Finding H.F.
- Author: Julia Watts
- Language: English
- Genre: Young Adult novel
- Publisher: Alyson Books
- Publication date: 2001
- Publication place: United States
- Media type: Print (Paperback)
- Pages: 168 pp
- ISBN: 1-55583-622-4

= Finding H.F. =

Book by Julia Watts

Finding H.F. is a 2001 young adult novel by Julia Watts, published by Alyson Books. It won the Lambda Literary Award for Children's/Young Adult fiction that same year. Set in the Deep South, it describes the experience of being a lesbian teen in the Bible Belt.

==Plot summary==
Abandoned by her teenage mother as a baby, 16-year-old Heavenly Faith (H.F.) Simms has been raised by her loving but deeply conservative Baptist grandmother ('Memaw').
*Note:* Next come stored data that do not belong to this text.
# xiph/LPCNet

Measured on AMD Instinct MI355X. Metric: 16 kHz samples/sec & concurrent real-time streams, 1/2/4/8 MI355X, higher is better.
Workload: dtype f32; 1 GPU; 2048 concurrent streams (each with its own feature file) per GPU x 25 frames (4000 samples) per step, fp32 weights, register-resident block-sparse GRU-A, bit-exact (PARITY) arithmetic; eight streams per CU as two groups of four half a step apart (BASELINE config 2's 1024 streams fill half of these stream slots: `also.config2_1024_streams`); arithmetic=parity, gru_a_blocks=1382, gru_a_densities=0.05,0.05,0.2 (benchmark model), gru_a_items_per_lane=30, streams_per_gpu=2048, streams_per_workgroup=8

## Files before the change

include/lpcnet.h:

```cpp
#ifndef LPCNET_H_
#define LPCNET_H_

#ifdef __cplusplus
extern "C" {
#endif

#ifndef LPCNET_EXPORT
# if defined(__GNUC__)
#  define LPCNET_EXPORT __attribute__ ((visibility ("default")))
# else
#  define LPCNET_EXPORT
# endif
#endif

#define NB_FEATURES 20
#define NB_TOTAL_FEATURES 36
#define LPCNET_COMPRESSED_SIZE 8
#define LPCNET_PACKET_SAMPLES (4*160)
#define LPCNET_FRAME_SIZE (160)

typedef struct LPCNetState LPCNetState;
typedef struct LPCNetDecState LPCNetDecState;

LPCNET_EXPORT int lpcnet_decoder_get_size(void);
// ... 7 lines not shown
LPCNET_EXPORT int lpcnet_init(LPCNetState *st);
LPCNET_EXPORT LPCNetState *lpcnet_create(void);
LPCNET_EXPORT void lpcnet_destroy(LPCNetState *st);
LPCNET_EXPORT void lpcnet_synthesize(LPCNetState *st, const float *features, short *output, int N);
LPCNET_EXPORT int lpcnet_load_model(LPCNetState *st, const unsigned char *data, int len);

#define LPCNET_HIP_STATE_BYTES 8724

LPCNET_EXPORT void lpcnet_reset_signal(LPCNetState *lpcnet);
LPCNET_EXPORT void run_frame_network(LPCNetState *lpcnet, float *gru_a_condition, float *gru_b_condition,
                                     float *lpc, const float *features);
LPCNET_EXPORT void run_frame_network_deferred(LPCNetState *lpcnet, const float *features);
LPCNET_EXPORT void run_frame_network_flush(LPCNetState *lpcnet);
LPCNET_EXPORT void lpcnet_synthesize_tail_impl(LPCNetState *lpcnet, short *output, int N, int preload);
LPCNET_EXPORT void lpcnet_synthesize_impl(LPCNetState *lpcnet, const float *features, short *output, int N,
                                          int preload);

LPCNET_EXPORT const char *lpcnet_hip_last_error(void);
#define LPCNET_HIP_E_NODEVICE (-2)
#define LPCNET_HIP_E_DEVICE   (-3)
#define LPCNET_HIP_E_ARG      (-4)
#define LPCNET_HIP_E_MODEL    (-5)
LPCNET_EXPORT int lpcnet_hip_status(void);
LPCNET_EXPORT void lpcnet_hip_clear_error(void);
LPCNET_EXPORT int lpcnet_hip_model_status(const LPCNetState *st, int clear);
LPCNET_EXPORT int lpcnet_hip_dispatch_stats(unsigned long long *out3, int reset);
LPCNET_EXPORT const char *lpcnet_hip_build_info(void);
LPCNET_EXPORT void lpcnet_hip_set_codebooks(const float *cb1, const float *cb2, const float *cb3, const float *cb_diff4);
LPCNET_EXPORT int lpcnet_hip_set_default_model(const unsigned char *data, int len);
LPCNET_EXPORT int lpcnet_hip_decoder_load_model(LPCNetDecState *st, const unsigned char *data, int len);
LPCNET_EXPORT int lpcnet_hip_set_device(int device);
LPCNET_EXPORT int lpcnet_hip_check_model(const unsigned char *data, int len, int *info);
LPCNET_EXPORT int lpcnet_hip_x3_image_info(const unsigned char *data, int len, int *desc, int *rows, int *selftest);
LPCNET_EXPORT void lpcnet_hip_shutdown(void);

#ifdef __cplusplus
}
#endif
#endif
```

lpcnet_amd/api.py:

```python
from __future__ import annotations

import ctypes as C
import os

import numpy as np

_HERE = os.path.dirname(os.path.abspath(__file__))
LIB_PATH = os.environ.get("LPCNET_HIP_LIB") or os.path.join(_HERE, "liblpcnet_hip.so")

NB_FEATURES = 20
NB_TOTAL_FEATURES = 36
LPCNET_FRAME_SIZE = 160
LPCNET_COMPRESSED_SIZE = 8
LPCNET_PACKET_SAMPLES = 640

_f32p = np.ctypeslib.ndpointer(np.float32, flags="C_CONTIGUOUS")
_i16p = np.ctypeslib.ndpointer(np.int16, flags="C_CONTIGUOUS")
_u8p = np.ctypeslib.ndpointer(np.uint8, flags="C_CONTIGUOUS")

_lib = None
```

A tomboy and a closeted lesbian, she is an outcast at school in the small rural mining town of Morgan, in southeastern Kentucky. Her best and only friend is Bo, an effeminate gay boy who is the punching bag for the high school football team, as well as for his violent alcoholic father. H.F.'s first lesbian experience comes when the beautiful new girl at school, Wendy Cook, invites her to a sleepover, where they get drunk on wine and make love. The following morning though, Wendy coldly rejects H.F.s advances, breaking her heart. The same day, H.F. discovers a shocking secret about her mother. Unable to cope with the pain in their lives, H.F. and Bo decide to embark on a road trip during spring break across the South, from Kentucky to Florida.